▶ _TASK DESCRIPTION_
Please filter the data down to the lines that include the word "fmaf" and copy them.

▶ _SUPPLIED INFORMATION_
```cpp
__global__ void __launch_bounds__(256)
c1_dgrad_kernel(float *__restrict__ gin, const float *__restrict__ gout,
                const float *__restrict__ w, int D, int H, int W, int tiles_x) {
    constexpr int SY = C1_TH + 2;
    __shared__ __attribute__((aligned(16))) float gt[3 * SY * C1_GP];
    const int tx0 = (blockIdx.x % tiles_x) * C1_TW, ty0 = (blockIdx.x / tiles_x) * C1_TH;
    const int od = blockIdx.y, b = blockIdx.z;
    c1_load_gtile(gt, gout, b, od, ty0, tx0, D, H, W);
    const int cp = threadIdx.x & 15, grp = threadIdx.x >> 4;
    c1_f2 wp[27];
#pragma unroll
    for (int t = 0; t < 27; ++t) wp[t] = c1_f2{w[(cp * 2 + 0) * 27 + t], w[(cp * 2 + 1) * 27 + t]};
    __syncthreads();
#pragma unroll 1
    for (int p = 0; p < C1_TH * C1_TW / 128; ++p) {
        const int gi = p * 16 + grp, ly = gi >> 2, lx0 = (gi & 3) * 8;
        const int oh = ty0 + ly;
        c1_f2 acc[8];
#pragma unroll
        for (int j = 0; j < 8; ++j) acc[j] = c1_f2{0.f, 0.f};
#pragma unroll
        for (int kd = 0; kd < 3; ++kd)
#pragma unroll
            for (int kh = 0; kh < 3; ++kh) {
                float r[12];
                {
                    const float *row = static_cast<const float *>(__builtin_assume_aligned(
                        gt + ((2 - kd) * SY + ly + 2 - kh) * C1_GP + lx0, 16));
                    const float4 a = *reinterpret_cast<const float4 *>(row);
                    const float4 c = *reinterpret_cast<const float4 *>(row + 4);
                    const float2 e = *reinterpret_cast<const float2 *>(row + 8);
                    r[0] = a.x; r[1] = a.y; r[2] = a.z; r[3] = a.w; r[4] = c.x; r[5] = c.y; r[6] = c.z; r[7] = c.w;
                    r[8] = e.x; r[9] = e.y;
                }
#pragma unroll
                for (int kw = 0; kw < 3; ++kw) {
                    const int t = (kd * 3 + kh) * 3 + kw;
#pragma unroll
                    for (int j = 0; j < 8; ++j) {
                        const c1_f2 g2 = {r[j + 2 - kw], r[j + 2 - kw]};
                        acc[j] = C1_FMA2(g2, wp[t], acc[j]);
                    }
                }
            }
#pragma unroll
        for (int j = 0; j < 8; ++j) asm volatile("" : "+v"(acc[j]));
        if (oh < H) {
            float *dst = gin + ((((size_t)b * D + od) * H + oh) * W + tx0 + lx0) * 32 + cp * 2;
#pragma unroll
            for (int j = 0; j < 8; ++j)
                if (tx0 + lx0 + j < W) *reinterpret_cast<float2 *>(dst + j * 32) = make_float2(acc[j][0], acc[j][1]);
        }
    }
}

__global__ void __launch_bounds__(256)
c1_wgrad_kernel(float *__restrict__ gw, const float *__restrict__ in,
                const float *__restrict__ gout, const float *__restrict__ in_scale,
                const float *__restrict__ in_shift, int D, int H, int W, int tiles_x, int tiles_y,
                long long ntiles) {
    constexpr int SY = C1_TH + 2;
    __shared__ __attribute__((aligned(16))) float gt[3 * SY * C1_GP];
    __shared__ float red[864];
    for (int q = threadIdx.x; q < 864; q += 256) red[q] = 0.f;
    const int quad = threadIdx.x & 7, grp = threadIdx.x >> 3;
    const bool affine = in_scale != nullptr;
    float4 isc = make_float4(1.f, 1.f, 1.f, 1.f), ish = make_float4(0.f, 0.f, 0.f, 0.f);
    if (affine) {
        isc = reinterpret_cast<const float4 *>(in_scale)[quad];
        ish = reinterpret_cast<const float4 *>(in_shift)[quad];
    }
    c1_f2 a01[27], a23[27];
#pragma unroll
    for (int t = 0; t < 27; ++t) { a01[t] = c1_f2{0.f, 0.f}; a23[t] = c1_f2{0.f, 0.f}; }
    for (long long item = blockIdx.x; item < ntiles; item += gridDim.x) {
        long long r = item;
        const int tx0 = (int)(r % tiles_x) * C1_TW; r /= tiles_x;
        const int ty0 = (int)(r % tiles_y) * C1_TH; r /= tiles_y;
        const int od = (int)(r % D);
        const int b = (int)(r / D);
        __syncthreads();
        c1_load_gtile(gt, gout, b, od, ty0, tx0, D, H, W);
        __syncthreads();
#pragma unroll 1
        for (int p = 0; p < C1_TH * C1_TW / 128; ++p) {
            const int gi = p * 32 + grp, ly = gi >> 3, lx0 = (gi & 7) * 4;
            const int ih = ty0 + ly;
            c1_f2 x01[4], x23[4];
            const float *src = in + ((((size_t)b * D + od) * H + ih) * W + tx0 + lx0) * 32 + quad * 4;
#pragma unroll
            for (int j = 0; j < 4; ++j) {
                float4 x = make_float4(0.f, 0.f, 0.f, 0.f);
                if (ih < H && tx0 + lx0 + j < W) {
                    x = *reinterpret_cast<const float4 *>(src + j * 32);
                    if (affine) {
                        x.x = fmaxf(fmaf(x.x, isc.x, ish.x), 0.f); x.y = fmaxf(fmaf(x.y, isc.y, ish.y), 0.f);
                        x.z = fmaxf(fmaf(x.z, isc.z, ish.z), 0.f); x.w = fmaxf(fmaf(x.w, isc.w, ish.w), 0.f);
                    }
                }
                x01[j] = c1_f2{x.x, x.y}; x23[j] = c1_f2{x.z, x.w};
            }
#pragma unroll
            for (int kd = 0; kd < 3; ++kd)
#pragma unroll
                for (int kh = 0; kh < 3; ++kh) {
                    float r[6];
                    c1_row6(r, gt, 2 - kd, ly + 2 - kh, lx0);
#pragma unroll
                    for (int kw = 0; kw < 3; ++kw) {
                        const int t = (kd * 3 + kh) * 3 + kw;
#pragma unroll
                        for (int j = 0; j < 4; ++j) {
                            const c1_f2 g2 = {r[j + 2 - kw], r[j + 2 - kw]};
                            a01[t] = C1_FMA2(g2, x01[j], a01[t]);
                            a23[t] = C1_FMA2(g2, x23[j], a23[t]);
                        }
                    }
                }
        }
    }
#pragma unroll
    for (int c = 0; c < 4; ++c)
#pragma unroll
        for (int t = 0; t < 27; ++t) {
            float v = (c < 2 ? a01[t] : a23[t])[c & 1];
            v += __shfl_xor(v, 8); v += __shfl_xor(v, 16); v += __shfl_xor(v, 32);
            if ((threadIdx.x & 63) < 8) atomicAdd(&red[(quad * 4 + c) * 27 + t], v);
        }
    __syncthreads();
    for (int q = threadIdx.x; q < 864; q += 256) atomicAdd(&gw[q], red[q]);
}

static int c1_check(int B, int D, int H, int W) {
    if (!(B > 0 && D > 0 && H > 0 && W > 0)) return AZ_EINVAL;
    if (B > 65535 || D > 65535) return AZ_EUNSUPPORTED;
    return AZ_OK;
}

extern "C" int az_conv3d_c1_fwd(float *logits, const float *in, const float *w,
                                const float *addend, const float *in_scale, const float *in_shift, int B, int D,
                                int H, int W, void *stream) {
    AZ_REQUIRE_PTR(logits); AZ_REQUIRE_PTR(in); AZ_REQUIRE_PTR(w);
    if ((in_scale == nullptr) != (in_shift == nullptr)) return AZ_EINVAL;
    if (int e = c1_check(B, D, H, W)) return e;
    const int tiles_x = (W + C1F_TW - 1) / C1F_TW, tiles_y = (H + C1F_TH - 1) / C1F_TH;
    int best = 1;
    long long best_cost = -1;
    for (int nseg = 1; nseg <= D; ++nseg) {
        const int dseg = (D + nseg - 1) / nseg;
        const long long blocks = (long long)tiles_x * tiles_y * B * ((D + dseg - 1) / dseg);
        const long long cost = ((blocks + 767) / 768) * (dseg + 2);
        if (best_cost < 0 || cost < best_cost) { best_cost = cost; best = dseg; }
    }
    hipLaunchKernelGGL(c1_fwd_kernel, dim3(tiles_x * tiles_y, (D + best - 1) / best, B), dim3(256), 0,
                       az_stream(stream), logits, in, w, addend, in_scale, in_shift, D, H, W, tiles_x, best);
    return az_launch_status();
}

extern "C" int az_conv3d_c1_dgrad(float *grad_in, const float *grad_logits, const float *w,
                                  int B, int D, int H, int W, void *stream) {
    AZ_REQUIRE_PTR(grad_in); AZ_REQUIRE_PTR(grad_logits); AZ_REQUIRE_PTR(w);
    if (int e = c1_check(B, D, H, W)) return e;
    const int tiles_x = (W + C1_TW - 1) / C1_TW, tiles_y = (H + C1_TH - 1) / C1_TH;
    hipLaunchKernelGGL(c1_dgrad_kernel, dim3(tiles_x * tiles_y, D, B), dim3(256), 0,
                       az_stream(stream), grad_in, grad_logits, w, D, H, W, tiles_x);
    return az_launch_status();
}

extern "C" int az_conv3d_c1_wgrad(float *grad_w, const float *in, const float *grad_logits,
                                  const float *in_scale, const float *in_shift, int B, int D, int H, int W,
                                  void *stream) {
    AZ_REQUIRE_PTR(grad_w); AZ_REQUIRE_PTR(in); AZ_REQUIRE_PTR(grad_logits);
    if ((in_scale == nullptr) != (in_shift == nullptr)) return AZ_EINVAL;
    if (int e = c1_check(B, D, H, W)) return e;
    if (hipMemsetAsync(grad_w, 0, 864 * sizeof(float), az_stream(stream)) != hipSuccess)
        return AZ_ELAUNCH;
    const int tiles_x = (W + C1_TW - 1) / C1_TW, tiles_y = (H + C1_TH - 1) / C1_TH;
    const long long ntiles = (long long)B * D * tiles_y * tiles_x;
    const unsigned grid = (unsigned)(ntiles < 2048 ? ntiles : 2048);
    hipLaunchKernelGGL(c1_wgrad_kernel, dim3(grid), dim3(256), 0, az_stream(stream), grad_w, in,
                       grad_logits, in_scale, in_shift, D, H, W, tiles_x, tiles_y, ntiles);
    return az_launch_status();
}
```

Baseline: 47.17 pairs/s.

## Use MFMA fp32 matrix instructions for c1 conv3d dgrad and wgrad kernels

Rewrites the 32-to-1 channel conv3d data-gradient kernel to use 16x16x4 fp32 MFMA, with taps as the reduction dimension and weights broadcast per lane. The weight-gradient kernel now uses 32x32x2 fp32 MFMA, mapping channels by taps, and replaces the shuffle-reduction epilogue with a direct scatter of accumulators. Global loads for the next tile are prefetched into registers while the current tile computes, and the persistent grid drops from 2048 to 768 blocks. The aim is to move the FMA-bound inner loops onto matrix cores. In exchange it adds register pressure and padded-tap waste (28 slots for 27 taps), and its correctness depends on the MFMA lane layout being mapped right.

```diff
diff --git a/activezero_amd/csrc/az_conv3d_c1.hip b/activezero_amd/csrc/az_conv3d_c1.hip
--- a/activezero_amd/csrc/az_conv3d_c1.hip
+++ b/activezero_amd/csrc/az_conv3d_c1.hip
@@ -127,11 +127,11 @@
                                  ? gout[(((size_t)b * D + gd) * H + gh) * W + gw] : 0.f;
     }
 }
-__device__ __forceinline__ void c1_row6(float (&r)[6], const float *gt, int pd, int sy, int lx0) {
-    const float *row = static_cast<const float *>(__builtin_assume_aligned(gt + (pd * (C1_TH + 2) + sy) * C1_GP + lx0, 16));
-    const float4 a = *reinterpret_cast<const float4 *>(row);
-    const float2 c = *reinterpret_cast<const float2 *>(row + 4);
-    r[0] = a.x; r[1] = a.y; r[2] = a.z; r[3] = a.w; r[4] = c.x; r[5] = c.y;
+typedef float c1_f4 __attribute__((ext_vector_type(4)));
+typedef float c1_f16 __attribute__((ext_vector_type(16)));
+__device__ __forceinline__ int c1_tap_off(int t) {
+    const int kd = t / 9, kh = (t / 3) % 3, kw = t % 3;
+    return ((2 - kd) * (C1_TH + 2) + 2 - kh) * C1_GP + 2 - kw;
 }
 
 __global__ void __launch_bounds__(256)
@@ -142,49 +142,38 @@
     const int tx0 = (blockIdx.x % tiles_x) * C1_TW, ty0 = (blockIdx.x / tiles_x) * C1_TH;
     const int od = blockIdx.y, b = blockIdx.z;
     c1_load_gtile(gt, gout, b, od, ty0, tx0, D, H, W);
-    const int cp = threadIdx.x & 15, grp = threadIdx.x >> 4;
-    c1_f2 wp[27];
-#pragma unroll
-    for (int t = 0; t < 27; ++t) wp[t] = c1_f2{w[(cp * 2 + 0) * 27 + t], w[(cp * 2 + 1) * 27 + t]};
+    const int lane = threadIdx.x & 63, wave = threadIdx.x >> 6;
+    const int vx = lane & 15, q = lane >> 4;
+    float wa[7][2];
+    int toff[7];
+#pragma unroll
+    for (int s = 0; s < 7; ++s) {
+        const int t = 4 * s + q;
+        wa[s][0] = t < 27 ? w[vx * 27 + t] : 0.f;
+        wa[s][1] = t < 27 ? w[(vx + 16) * 27 + t] : 0.f;
+        toff[s] = c1_tap_off(min(t, 26));
+    }
     __syncthreads();
-#pragma unroll 1
-    for (int p = 0; p < C1_TH * C1_TW / 128; ++p) {
-        const int gi = p * 16 + grp, ly = gi >> 2, lx0 = (gi & 3) * 8;
-        const int oh = ty0 + ly;
-        c1_f2 acc[8];
-#pragma unroll
-        for (int j = 0; j < 8; ++j) acc[j] = c1_f2{0.f, 0.f};
-#pragma unroll
-        for (int kd = 0; kd < 3; ++kd)
-#pragma unroll
-            for (int kh = 0; kh < 3; ++kh) {
-                float r[12];
-                {
-                    const float *row = static_cast<const float *>(__builtin_assume_aligned(
-                        gt + ((2 - kd) * SY + ly + 2 - kh) * C1_GP + lx0, 16));
-                    const float4 a = *reinterpret_cast<const float4 *>(row);
-                    const float4 c = *reinterpret_cast<const float4 *>(row + 4);
-                    const float2 e = *reinterpret_cast<const float2 *>(row + 8);
-                    r[0] = a.x; r[1] = a.y; r[2] = a.z; r[3] = a.w; r[4] = c.x; r[5] = c.y; r[6] = c.z; r[7] = c.w;
-                    r[8] = e.x; r[9] = e.y;
-                }
-#pragma unroll
-                for (int kw = 0; kw < 3; ++kw) {
-                    const int t = (kd * 3 + kh) * 3 + kw;
-#pragma unroll
-                    for (int j = 0; j < 8; ++j) {
-                        const c1_f2 g2 = {r[j + 2 - kw], r[j + 2 - kw]};
-                        acc[j] = C1_FMA2(g2, wp[t], acc[j]);
-                    }
-                }
-            }
-#pragma unroll
-        for (int j = 0; j < 8; ++j) asm volatile("" : "+v"(acc[j]));
-        if (oh < H) {
-            float *dst = gin + ((((size_t)b * D + od) * H + oh) * W + tx0 + lx0) * 32 + cp * 2;
-#pragma unroll
-            for (int j = 0; j < 8; ++j)
-                if (tx0 + lx0 + j < W) *reinterpret_cast<float2 *>(dst + j * 32) = make_float2(acc[j][0], acc[j][1]);
+    c1_f4 acc[4][2];
+#pragma unroll
+    for (int g = 0; g < 4; ++g) {
+        const int base = (wave * 2 + (g >> 1)) * C1_GP + (g & 1) * 16 + vx;
+        acc[g][0] = c1_f4{0.f, 0.f, 0.f, 0.f};
+        acc[g][1] = c1_f4{0.f, 0.f, 0.f, 0.f};
+#pragma unroll
+        for (int s = 0; s < 7; ++s) {
+            const float gv = gt[base + toff[s]];
+            acc[g][0] = __builtin_amdgcn_mfma_f32_16x16x4f32(wa[s][0], gv, acc[g][0], 0, 0, 0);
+            acc[g][1] = __builtin_amdgcn_mfma_f32_16x16x4f32(wa[s][1], gv, acc[g][1], 0, 0, 0);
+        }
+    }
+#pragma unroll
+    for (int g = 0; g < 4; ++g) {
+        const int oh = ty0 + wave * 2 + (g >> 1), ow = tx0 + (g & 1) * 16 + vx;
+        if (oh < H && ow < W) {
+            float *dst = gin + ((((size_t)b * D + od) * H + oh) * W + ow) * 32 + q * 4;
+            *reinterpret_cast<float4 *>(dst) = make_float4(acc[g][0][0], acc[g][0][1], acc[g][0][2], acc[g][0][3]);
+            *reinterpret_cast<float4 *>(dst + 16) = make_float4(acc[g][1][0], acc[g][1][1], acc[g][1][2], acc[g][1][3]);
         }
     }
 }
@@ -198,70 +187,88 @@
     __shared__ __attribute__((aligned(16))) float gt[3 * SY * C1_GP];
     __shared__ float red[864];
     for (int q = threadIdx.x; q < 864; q += 256) red[q] = 0.f;
-    const int quad = threadIdx.x & 7, grp = threadIdx.x >> 3;
+    const int lane = threadIdx.x & 63, wave = threadIdx.x >> 6;
+    const int c = lane & 31, k = lane >> 5;
     const bool affine = in_scale != nullptr;
-    float4 isc = make_float4(1.f, 1.f, 1.f, 1.f), ish = make_float4(0.f, 0.f, 0.f, 0.f);
-    if (affine) {
-        isc = reinterpret_cast<const float4 *>(in_scale)[quad];
-        ish = reinterpret_cast<const float4 *>(in_shift)[quad];
-    }
-    c1_f2 a01[27], a23[27];
-#pragma unroll
-    for (int t = 0; t < 27; ++t) { a01[t] = c1_f2{0.f, 0.f}; a23[t] = c1_f2{0.f, 0.f}; }
+    const float isc = affine ? in_scale[c] : 1.f, ish = affine ? in_shift[c] : 0.f;
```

▶ _RESULT OF THIS TASK_
                        x.x = fmaxf(fmaf(x.x, isc.x, ish.x), 0.f); x.y = fmaxf(fmaf(x.y, isc.y, ish.y), 0.f);
                        x.z = fmaxf(fmaf(x.z, isc.z, ish.z), 0.f); x.w = fmaxf(fmaf(x.w, isc.w, ish.w), 0.f);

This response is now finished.